3 year old for scale, I’m not sure which spieces it is. However it looks like it will have a nice brown core. 



 




Patrude said:


> Like said already I think the crotch area will yield some unusual grain patterns. I also believe strongly in sealing the wood. My choice is Anchor Seal


I will be sealing the ends, wasn’t sure how the mill guy would feel about a anchorseal on the ends, wasn’t sure if it would leave a waxy residue on the blade. After it’s cut, I’ll cut off any checking then seal.

Reactions: Funny 1


----------



## Mr. Peet (Mar 30, 2019)

bugeater281 said:


> 3 year old for scale, I’m not sure which spieces it is. However it looks like it will have a nice brown core. View attachment 163318View attachment 163319 View attachment 163320
> 
> I will be sealing the ends, wasn’t sure how the mill guy would feel about a anchorseal on the ends, wasn’t sure if it would leave a waxy residue on the blade. After it’s cut, I’ll cut off any checking then seal.
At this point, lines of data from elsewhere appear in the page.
#define LD_TEXT                                                                                                                    \
        "s_mov_b64 " LD_SX ", exec\n\t"                                                                                            \
        LD_HEAD_COPY                                                                                                               \
        "v_and_b32_e32 " LD_OFF ", 0xffff, %[w0]\n\t"                                                                              \
        "ds_read_b64 " LD_E0 ", " LD_OFF "\n\t"                                                                                    \
        "v_mov_b32_e32 %[value], 0\n\t"                                                                                            \
        "s_cmp_lg_u32 %[hot], 0\n\t"                                                                                               \
        "s_cbranch_scc0 .Lcold_%=\n\t"                                                                                             \
        LD_FETCH_REST                                                                                                              \
        "s_waitcnt lgkmcnt(7)\n\t"                                                                                                 \
        "s_branch .Lzero_%=\n"                                                                                                     \
        ".Lcold_%=:\n\t"                                                                                                           \
        "s_waitcnt lgkmcnt(0)\n"                                                                                                   \
                                       \
        ".Lzero_%=:\n\t"                                                                                                           \
           \
                                          \
        LD_SPLIT_IN(LD_E0L)                                                                                                        \
        "v_sub_co_u32_e32 " LD_LOW ", vcc, %[low_in], %[range]\n\t"                                                                \
        "ds_write_b16_d16_hi %[bank], " LD_E0L "\n\t"                                                                              \
        "s_and_b64 " LD_SA ", exec, vcc\n\t"                                                                                       \
        "v_cndmask_b32_e32 " LD_LOW ", " LD_LOW ", %[low_in], vcc\n\t"                                                             \
        "s_andn2_b64 exec, exec, vcc\n\t"                                                                                          \
        "s_cbranch_execz .Lz1_%=\n\t"                                                                                              \
        "v_mov_b32_e32 %[range], " LD_R1 "\n\t"                                                                                    \
        "ds_write_b16_d16_hi %[bank], " LD_E0H "\n"                                                                                \
        ".Lz1_%=:\n\t"                                                                                                             \
        "s_mov_b64 exec, " LD_SX "\n\t"                                                                                            \
        LD_REFILL("0")                                                                                                             \
        "s_and_b64 exec, " LD_SA ", " LD_SA "\n\t"                                                                                 \
        "s_cbranch_execz .Ldone_%=\n\t"                                                                                            \
        "s_cmp_lg_u32 %[hot], 0\n\t"                                                                                               \
        "s_cbranch_scc1 .Lhave_%=\n\t"                                                                                             \
        LD_FETCH_REST                                                                                                              \
        ".Lhave_%=:\n\t"                                                                                                           \
        "v_mov_b32_e32 " LD_EX ", 0\n\t"                                                                                           \
        "v_mov_b32_e32 " LD_W ", 1\n\t"                                                                                            \
        "s_waitcnt lgkmcnt(0)\n\t"                                                                                                 \
                    \
           \
                                                       \
        "s_mov_b64 " LD_SM ", 0\n\t"                                                                                               \
        LD_UNARY_INIT                                                                                                              \
        LD_UNARY(LD_E1L, LD_E1H, "2", "1", "s_mov_b64 " LD_S1L ", exec\n\t", "%[range]", LD_R1)                                   \
        LD_UNARY(LD_E2L, LD_E2H, "256", "2", LD_SAVE2, LD_R1, "%[range]")                                                          \
        LD_UNARY(LD_E3L, LD_E3H, "258", "3", "", "%[range]", LD_R1)                                                                \
        "s_mov_b64 " LD_SU ", exec\n\t"                                                                                            \
        ".p2align 6\n"                                                                                                             \
        LD_URUN                                                                                                                    \
        ".Lu_done_%=:\n\t"                                                                                                         \
        "s_mov_b64 exec, " LD_SU "\n\t"                                                                                            \
        "ds_write_b16_d16_hi %[bank], " LD_E4L " offset:512\n"                             \
        ".Lx_done_%=:\n\t"                                                                                                         \
        LD_COLLECT                                                                                                                 \
        "s_mov_b64 exec, " LD_SA "\n\t"                                                                                            \
        "v_add_u32_e32 " LD_LOW ", " LD_LOW ", %[range]\n\t"     \
        LD_REFILL("5")                                                                   \
                                 \
        "v_cmp_lt_u32_e32 vcc, 31, " LD_EX "\n\t"                                                                                  \
        "s_cbranch_vccz .Lexok_%=\n\t"                                                                                             \
        "s_and_saveexec_b64 " LD_SP ", vcc\n\t"                                                                                    \
        "v_mov_b32_e32 " LD_CPY ", 0\n\t"        \
        "s_andn2_b64 exec, " LD_SP ", exec\n\t"                                                                                    \
        "s_cbranch_execz .Ldone_%=\n"                                                                                              \
        ".Lexok_%=:\n\t"                                                                                                           \
        "s_mov_b64 " LD_S5 ", exec\n\t"                             \
                                    \
        "s_and_b64 exec, exec, " LD_S1L "\n\t"                                                                  \
        "s_cbranch_execz .Lvalue_%=\n\t"                                                                                           \
        "s_mov_b64 " LD_SU ", exec\n\t"                                                                                            \
        LD_SPLIT(LD_E5L)                                                                                                           \
        "v_sub_co_u32_e32 " LD_DIFF ", vcc, " LD_LOW ", %[range]\n\t"                                                              \
        "ds_write_b16_d16_hi %[bank], " LD_E5L " offset:514\n\t"                                                                   \
        "s_andn2_b64 " LD_SP ", exec, vcc\n\t"                                                    \
        "v_addc_co_u32_e32 " LD_W ", vcc, " LD_W ", " LD_W ", vcc\n\t"                                        \
        "v_mov_b32_e32 " LD_RUN ", 0\n\t"                                                                                          \
        "s_and_b64 exec, " LD_SP ", " LD_SP "\n\t"                                                                                 \
        "s_cbranch_execz .Lp5_%=\n\t"                                                                                              \
        "v_mov_b32_e32 " LD_LOW ", " LD_DIFF "\n\t"                                                                                \
        "v_mov_b32_e32 %[range], " LD_R1 "\n\t"                                                                                    \
        "ds_write_b16_d16_hi %[bank], " LD_E5H " offset:514\n"                                                                     \
        ".Lp5_%=:\n\t"                                                                                                             \
        "s_mov_b64 exec, " LD_SU "\n\t"                                                                                            \
        LD_REFILL("6")                                                                                                             \
         \
        "v_add_u32_e32 " LD_T ", -1, " LD_EX "\n\t"                                                      \
        "s_and_b64 exec, exec, " LD_SM "\n\t"                                                                   \
        "s_cbranch_execz .Lm_skip_%=\n\t"                                                                                          \
        "s_mov_b64 " LD_SP ", exec\n\t"                                                                                            \
        "v_add_u32_e32 " LD_NX ", -2, " LD_EX "\n\t"                                                                               \
        "v_lshrrev_b32_e32 " LD_RUN ", " LD_NX ", %[sentv]\n\t"                                         \
        ".p2align 6\n"                                                                                                             \
        ".Lm_%=:\n\t"                                                                                                              \
        "s_waitcnt lgkmcnt(0)\n\t"                                                                                                 \
        LD_SPLIT(LD_E6L)                                                                                                           \
        "v_sub_co_u32_e32 " LD_DIFF ", vcc, " LD_LOW ", %[range]\n\t"                                                              \
        "s_nop 1\n\t"                                            \
        "v_cndmask_b32_e32 %[range], " LD_R1 ", %[range], vcc\n\t"                                                                 \
        "v_cndmask_b32_e32 " LD_LOW ", " LD_DIFF ", " LD_LOW ", vcc\n\t"                                                           \
        "v_cndmask_b32_e32 " LD_NX ", " LD_E6H ", " LD_E6L ", vcc\n\t"                                                             \
                                                            \
        "v_addc_co_u32_e32 " LD_RUN ", vcc, " LD_RUN ", " LD_RUN ", vcc\n\t"                                                       \
        "s_mov_b64 " LD_SD ", vcc\n\t"                                                                                             \
        "v_lshrrev_b32_e32 " LD_OFF ", 16, " LD_NX "\n\t"                                                                          \
        "ds_read_b64 " LD_E6 ", " LD_OFF "\n\t"                                                                                    \
        "v_cmp_gt_u32_e32 vcc, %[c100], %[range]\n\t"                                                                              \
        "s_and_saveexec_b64 " LD_SW ", vcc\n\t"                                                                                    \
        "s_cbranch_execz .Lmr_%=\n\t"                                                                                              \
        "v_lshlrev_b32_e32 %[range], 8, %[range]\n\t"                                                                              \
        LD_TAKE                                                                                                                    \
        ".Lmr_%=:\n\t"                                                                                                             \
        "s_andn2_b64 exec, " LD_SW ", " LD_SD "\n\t"                           \
        "s_cbranch_execnz .Lm_%=\n\t"                                                                                              \
        "s_mov_b64 exec, " LD_SP "\n\t"                                                                                            \
        "ds_write_b16_d16_hi %[bank], " LD_NX " offset:768\n"                       \
        ".Lm_skip_%=:\n\t"                                                                                                         \
        "s_mov_b64 exec, " LD_SU "\n\t"                                                                                            \
        "v_lshlrev_b32_e32 " LD_W ", " LD_T ", " LD_W "\n\t"   \
        "v_or_b32_e32 " LD_W ", " LD_W ", " LD_RUN "\n"                                                                            \
                                 \
        ".Lvalue_%=:\n\t"                                                                                                          \
        "s_mov_b64 exec, " LD_S5 "\n\t"                                                                                            \
        "v_lshlrev_b32_e64 " LD_T ", " LD_EX ", 1\n\t"                                                                             \
        "v_add_u32_e32 " LD_T ", -1, " LD_T "\n\t"                                                                                 \
        "v_xor_b32_e32 %[value], " LD_W ", " LD_T "\n\t"                                                                           \
                                                                                      \
        LD_SPLIT(LD_E7L)                                                                                                           \
        "v_sub_co_u32_e32 " LD_DIFF ", vcc, " LD_LOW ", %[range]\n\t"                                                              \
        "ds_write_b16_d16_hi %[bank], " LD_E7L " offset:770\n\t"                                                                   \
        "s_andn2_b64 exec, exec, vcc\n\t"                                                                                          \
        "s_cbranch_execz .Lp7_%=\n\t"                                                                                              \
        "v_mov_b32_e32 " LD_LOW ", " LD_DIFF "\n\t"                                                                                \
        "v_mov_b32_e32 %[range], " LD_R1 "\n\t"                                                                                    \
        "ds_write_b16_d16_hi %[bank], " LD_E7H " offset:770\n\t"                                                                   \
        "v_sub_u32_e32 %[value], 0, %[value]\n"                                                                                    \
        ".Lp7_%=:\n\t"                                                                                                             \
        "s_mov_b64 exec, " LD_S5 "\n\t"                                                                                            \
        LD_REFILL("7")                                                                                                             \
        ".Ldone_%=:\n\t"                                                                                                           \
        "s_mov_b64 exec, " LD_SX "\n\t"                                                                                            \
        LD_TAIL_BITS                                                                                                               \
        "v_lshrrev_b64 %[win], " LD_DIFF ", %[win_in]\n\t"              \
        "s_bcnt1_i32_b64 " LD_S1 ", " LD_SA "\n\t"                                                                                 \
        "s_bcnt1_i32_b64 " LD_S2 ", " LD_SX "\n\t"                                                                                 \
        "s_lshl_b32 " LD_S1 ", " LD_S1 ", 1\n\t"                                                                                   \
        "s_cmp_ge_u32 " LD_S1 ", " LD_S2 "\n\t"                                                                                    \
        "s_cselect_b32 %[hot], 1, 0\n\t"                                                                                           \
        "s_mov_b64 exec, " LD_SX "\n\t"
#define LD_INPUTS                                                                                                                   \
    [low_in] "v"(low_in), [range_in] "v"(range_in), [win_in] "v"(win_in), [winl_in] "v"(uint32_t(win_in)), [w0] "v"(w0), [w1] "v"(w1), \
        [w2] "v"(w2), [w3] "v"(w3), [bank] "v"(bank), [c100] "s"(0x100u), [sel] "s"(LD_SEL), [sentv] "v"(0x80000000u)
#define LD_CLOBBERS                                                                                                                 \
    "vcc", "scc", "memory", "v32", "v33", "v34", "v35", "v36", "v37", "v38", "v39", "v40", "v41", "v42", "v43", "v44", "v45", "v48", \
        "v49", "v50", "v51", "v52", "s56", "s57", "s58", "s59", "s60", "s61", "s62", "s63", "s64", "s65", "s66", "s67", "s68", "s69", \
        "s70", "s71"
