typedef struct PamParams {
    double conf_threshold;
    double epi_threshold;
// ... 105 lines not shown
                            const int32_t* dev_view_of, const float* dev_boxes, int out_h, int out_w, int out_c, void* dev_out_bf16,
                            int antialias);
int pam_preprocess_crops_flip(void* stream, int n, int n_total, const void* const* dev_frames, int frame_h, int frame_w,
                              const int32_t* dev_view_of, const float* dev_boxes, int out_h, int out_w, int out_c, void* dev_out_bf16,
                              int antialias);
int pam_preprocess_crops_affine(void* stream, int n, int n_total, int flip, const void* const* dev_frames, int frame_h, int frame_w,
                                const int32_t* dev_view_of, const float* dev_boxes, float box_scale, int out_h, int out_w, int out_c,
                                void* dev_out_bf16, int antialias, float* dev_eff_xywh);
int pam_box_cs(void* stream, int n, const float* dev_boxes, int out_w, int out_h, float box_scale, float* dev_eff_xywh);
int pam_box_cs_host(int n, const float* boxes, int out_w, int out_h, float box_scale, float* eff);
#define PAM_FLIP_MERGE 1
#define PAM_FLIP_SHIFT 2
#define PAM_FLIP_QUARTER 4
long long pam_head_decode_flip_scratch_bytes(int n, int hm_h, int hm_w);
int pam_head_decode_flip(void* stream, int n, int flip_row0, int hm_h, int hm_w, const void* feat_bf16, int C, const float* w,
                         const float* bias, int J, int flags, float* dev_heatmaps_or_null, const int32_t* dev_view_of,
                         const int32_t* dev_slot_of, const float* dev_boxes, int max_dets, double* dev_det, float* dev_kp_xyc,
                         void* dev_scratch);
long long pam_head_decode_dark_scratch_bytes(int n, int hm_h, int hm_w);
int pam_head_decode_dark(void* stream, int n, int flip_row0, int hm_h, int hm_w, const void* feat_bf16, int C, const float* w,
                         const float* bias, int J, int flags, int blur_kernel, float* dev_heatmaps_or_null, const int32_t* dev_view_of,
                         const int32_t* dev_slot_of, const float* dev_boxes, int max_dets, double* dev_det, float* dev_kp_xyc,
                         void* dev_scratch);
int pam_decode_heatmaps(void* stream, int n, const float* dev_heatmaps, int nchw, int hm_h, int hm_w,
                        const int32_t* dev_view_of, const int32_t* dev_slot_of, const float* dev_boxes,
                        int max_dets, double* dev_det, float* dev_kp_xyc );
int pam_clock_probe(void* stream, unsigned long long* dev_out2, int microseconds);

int pam_conv2d_nhwc_bf16(void* stream, const void* in, const void* w_packed, const void* w_img, const float* bias,
                         const void* residual, void* out, int N, int H, int W, int Cin, int Cout, int KH, int KW,
                         int stride, int pad, int relu, int tile_cfg);
int pam_conv2d_nhwc_bf16_ex(void* stream, const void* in, const void* w_packed, const void* w_img, const float* bias,
                            const void* residual, void* out, int N, int H, int W, int Cin, int Cout, int KH, int KW,
                            int stride, int pad, int relu, int tile_cfg, int in_cstride, int relu_from);
int pam_conv3x3_slab(int H, int W, int Cin, int Cout);
int pam_conv3x3_layout(int H, int W, int Cin, int Cout);
int pam_conv3x3_layout_ex(int H, int W, int Cin, int Cout, int c96_slab);
int pam_conv3x3_layout_gen(int H, int W, int Cin, int Cout);
int pam_conv3x3_layout_small(int H, int W, int Cin, int Cout);
#define PAM_CONV_KERNEL_IGEMM 0
#define PAM_CONV_KERNEL_3X3   1
#define PAM_CONV_KERNEL_3X3S  2
#define PAM_CONV_KERNEL_GS    3
#define PAM_CONV_KERNEL_STEM  4
int pam_conv_last_kernel(void);
int pam_conv_last_form(void);
int pam_conv_plan(int N, int H, int W, int Cin, int Cout, int KH, int KW, int stride, int pad, int relu, int tile_cfg, int in_cstride,
                  int relu_from, int has_in, int has_w_packed, int has_w_img, int has_residual, int has_out, int32_t* kernel, int32_t* form);
int pam_conv_debug_stamps(void* dev_buf);
int pam_upsample_add_nhwc_bf16(void* stream, const void* base, int n_terms, const void* const* terms,
                               const int32_t* shifts, void* out, int N, int H, int W, int C, int relu);
int pam_upsample_add_nhwc_bf16_ex(void* stream, const void* base, int n_terms, const void* const* terms, const int32_t* shifts,
                                  const int32_t* term_cstrides, void* out, int N, int H, int W, int C, int relu);

int pam_basic_block2_tile(int C, int N, int H, int W, int32_t* out2);
int pam_basic_block2_nhwc_bf16(void* stream, const void* in, const void* wpack, void* out, int N, int H, int W, int C,
                               int tile_rows, int tile_cols);

int pam_stem_fused_nhwc_bf16(void* stream, const void* in, const void* w1frag, const float* bias1, const void* w2img, const float* bias2,
                             const void* wp_img, const float* biasp, void* out_x0, void* out_y1, int N, int H, int W);
int pam_bottleneck_fused_nhwc_bf16(void* stream, const void* y1, const void* x0, const void* residual, const void* w2img,
                                   const float* bias2, const void* w3_img, const float* bias3, const void* w1_img, const float* bias1,
                                   void* out_x, void* out_y1, int N, int H, int W);
int pam_resnet_stem_nhwc_bf16(void* stream, const void* in, const void* wfrag, const float* bias, void* out, int N, int H, int W);
int pam_deconv4x4s2_nhwc_bf16(void* stream, const void* in, const void* wimg, const float* bias, void* out, int N, int H, int W,
                              int Cin, int Cout, int relu);
int pam_pointwise64_relu_nhwc_bf16(void* stream, const void* in, const void* w_img, const float* bias, void* out, long long n_pixels);
int pam_pointwise64_act_nhwc_bf16(void* stream, const void* in, const void* w_img, const float* bias, void* out, long long n_pixels, int act);
int pam_bottleneck_tail_nhwc_bf16(void* stream, const void* y2, const void* x0, const void* residual, const void* w3_img,
                                  const float* bias3, const void* w1_img, const float* bias1, void* out_x, void* out_y1,
                                  long long n_pixels, int tile_cfg);

int pam_conv3x3s2_c48_tile(int N, int H, int W, int Cout, int32_t* out3);
int pam_conv3x3s2_slab(int H, int W, int Cin, int Cout);
int pam_conv3x3s2_nhwc_bf16(void* stream, const void* in, int in_cstride, const void* w_img, const float* bias, void* out, int N, int H,
                            int W, int Cin, int Cout, int relu, int relu_from);
int pam_conv3x3s2_c48_nhwc_bf16(void* stream, const void* in, int in_cstride, const void* wpack, const float* bias, const void* res,
                                int res_cstride, void* out, int out_cstride, int N, int H, int W, int Cout, int relu, int relu_from,
                                int tile_rows, int tile_cols, int slab_groups);
int pam_fuse_sum_nhwc_bf16(void* stream, const void* base, int n_plain, const void* const* plain, const int32_t* plain_cstrides, int n_up,
                           const void* const* up_src, const int32_t* up_shifts, const int32_t* up_channels, const void* const* up_wimg,
                           const float* const* up_bias, void* out, int N, int H, int W, int C, int relu, int tile_a, int tile_b,
                           int max_workgroups);

int pam_flag_signal(void* stream, int32_t* dev_counter);
int pam_flag_signal_mask(void* stream, int32_t* dev_counters, uint32_t mask);
int pam_flag_gate(void* stream, int32_t* dev_counter, int target, int32_t* dev_err, const uint32_t* dev_max_us, int arrive, int32_t* host_err,
                  int32_t* dev_void);

int pam_comm_unique_id(void* id128);
int pam_comm_init(void** comm, int world, int rank, const void* id128, int device);
int pam_comm_destroy(void* comm);
const char* pam_comm_last_error(void);
int pam_allgather_keypoints(PamHandle* h, void* comm, void* stream, const double* dev_send, int rows_per_rank, double* dev_recv);

int pam_resize_frames(void* stream, int n, const void* const* dev_frames, int frame_h, int frame_w,
                      int out_h, int out_w, void* dev_out_bf16);
int pam_upsample_concat_nhwc_bf16(void* stream, const void* a, const void* b, void* out, int N, int H, int W, int Ca, int Cb);
int pam_yolo_detect(void* stream, int n_img, const void* const* heads , const int32_t* grid_h,
                    const int32_t* grid_w, const int32_t* chan_stride, const float* anchors, int net_w, int net_h,
                    int num_classes, int class_id, float score_thresh, float nms_thresh, int frame_w, int frame_h,
                    int max_det, float* dev_out, int32_t* dev_count);
long long pam_yolo_detect_workspace_bytes(int n_img, const int32_t* grid_h, const int32_t* grid_w);
int pam_yolo_detect_ws(void* stream, int n_img, const void* const* heads, const int32_t* grid_h, const int32_t* grid_w,
                       const int32_t* chan_stride, const float* anchors, int net_w, int net_h, int num_classes, int class_id,
                       float score_thresh, float nms_thresh, int frame_w, int frame_h, int max_det, float* dev_out, int32_t* dev_count,
                       void* dev_workspace, long long workspace_bytes);

long long pam_yolo_detect_heads_workspace_bytes(int n_img, int n_heads, const int32_t* grid_h, const int32_t* grid_w);
int pam_yolo_detect_heads(void* stream, int n_img, int n_heads, const void* const* heads, const int32_t* grid_h, const int32_t* grid_w,
                          const int32_t* chan_stride, const float* anchors, int net_w, int net_h, int num_classes, int class_id,
                          float score_thresh, float nms_thresh, int frame_w, int frame_h, int max_det, float* dev_out, int32_t* dev_count);
int pam_yolo_detect_heads_ws(void* stream, int n_img, int n_heads, const void* const* heads, const int32_t* grid_h, const int32_t* grid_w,
                             const int32_t* chan_stride, const float* anchors, int net_w, int net_h, int num_classes, int class_id,
                             float score_thresh, float nms_thresh, int frame_w, int frame_h, int max_det, float* dev_out, int32_t* dev_count,
                             void* dev_workspace, long long workspace_bytes);
int pam_maxpool_nhwc_bf16(void* stream, const void* in, void* out, int N, int H, int W, int C, int size, int stride);
#define PAM_SPP_MAX_HW 32
int pam_spp_concat_nhwc_bf16(void* stream, const void* in, void* out, int N, int H, int W, int C, int s1, int s2, int s3);
int pam_spp_concat_slab_nhwc_bf16(void* stream, const void* in, void* out, int N, int H, int W, int C, int s1, int s2, int s3, int slab);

Yes, seal them now. Will not bother the blade at all. Easier to seal log end versus board ends.

I do not see figure potential, but plenty of prime wood. Good luck.


----------



## woodtickgreg (Mar 30, 2019)

That's a great grab, ash is fine lumber, I love to work with it. I call it oak without the stink


----------



## bugeater281 (Mar 30, 2019)

woodtickgreg said:


> That's a great grab, ash is fine lumber, I love to work with it. I call it oak without the stink



It should have a cool grain pattern.


----------



## woodtickgreg (Mar 30, 2019)

We used to have ash like that here, it's all gone now due to the emerald ash borer. I've got 2 10' logs all milled to 8/4, it will be my new workbench.


----------



## Arn213 (Mar 30, 2019)

Nice score! If you are thinking about using it for a guitar solid body blank, I would think twice about it as any white ash or black ash from up north would be too heavy- they usually come in about 4 plus pounds per board foot after drying to 6-10 percent moisture content. Basically, you will be looking at a body blank that would be around 5-6 pounds with the routes and shaped on a standard tele. Ideal tele body blank with routes/shaped is in the median of 4 pounds. Even if you chamber it, the body will still not get to the ideal weight. Your best bet is for laminated top and back sets at 1/4”.

Good luck with milling the logs.


----------



## bugeater281 (Mar 30, 2019)

Arn213 said:


> Nice score! If you are thinking about using it for a guitar solid body blank, I would think twice about it as any white ash or black ash from up north would be too heavy- they usually come in about 4 plus pounds per board foot after drying to 6-10 percent moisture content. Basically, you will be looking at a body blank that would be around 5-6 pounds with the routes and shaped on a standard tele. Ideal tele body blank with routes/shaped is in the median of 4 pounds. Even if you chamber it, the body will still not get to the ideal weight. Your best bet is for laminated top and back sets at 1/4”.
> 
> Good luck with milling the logs.



I don’t mind heavy guitars, I always sit when I play. Plus I still have a quite a few maple quilted tops laying around that I got on here. I’ll probably end up building some semi hollows, I love the sound of semi hollows.


----------



## Arn213 (Mar 31, 2019)

bugeater281 said:


> I don’t mind heavy guitars, I always sit when I play. Plus I still have a quite a few maple quilted tops laying around that I got on here. I’ll probably end up building some semi hollows, I love the sound of semi hollows.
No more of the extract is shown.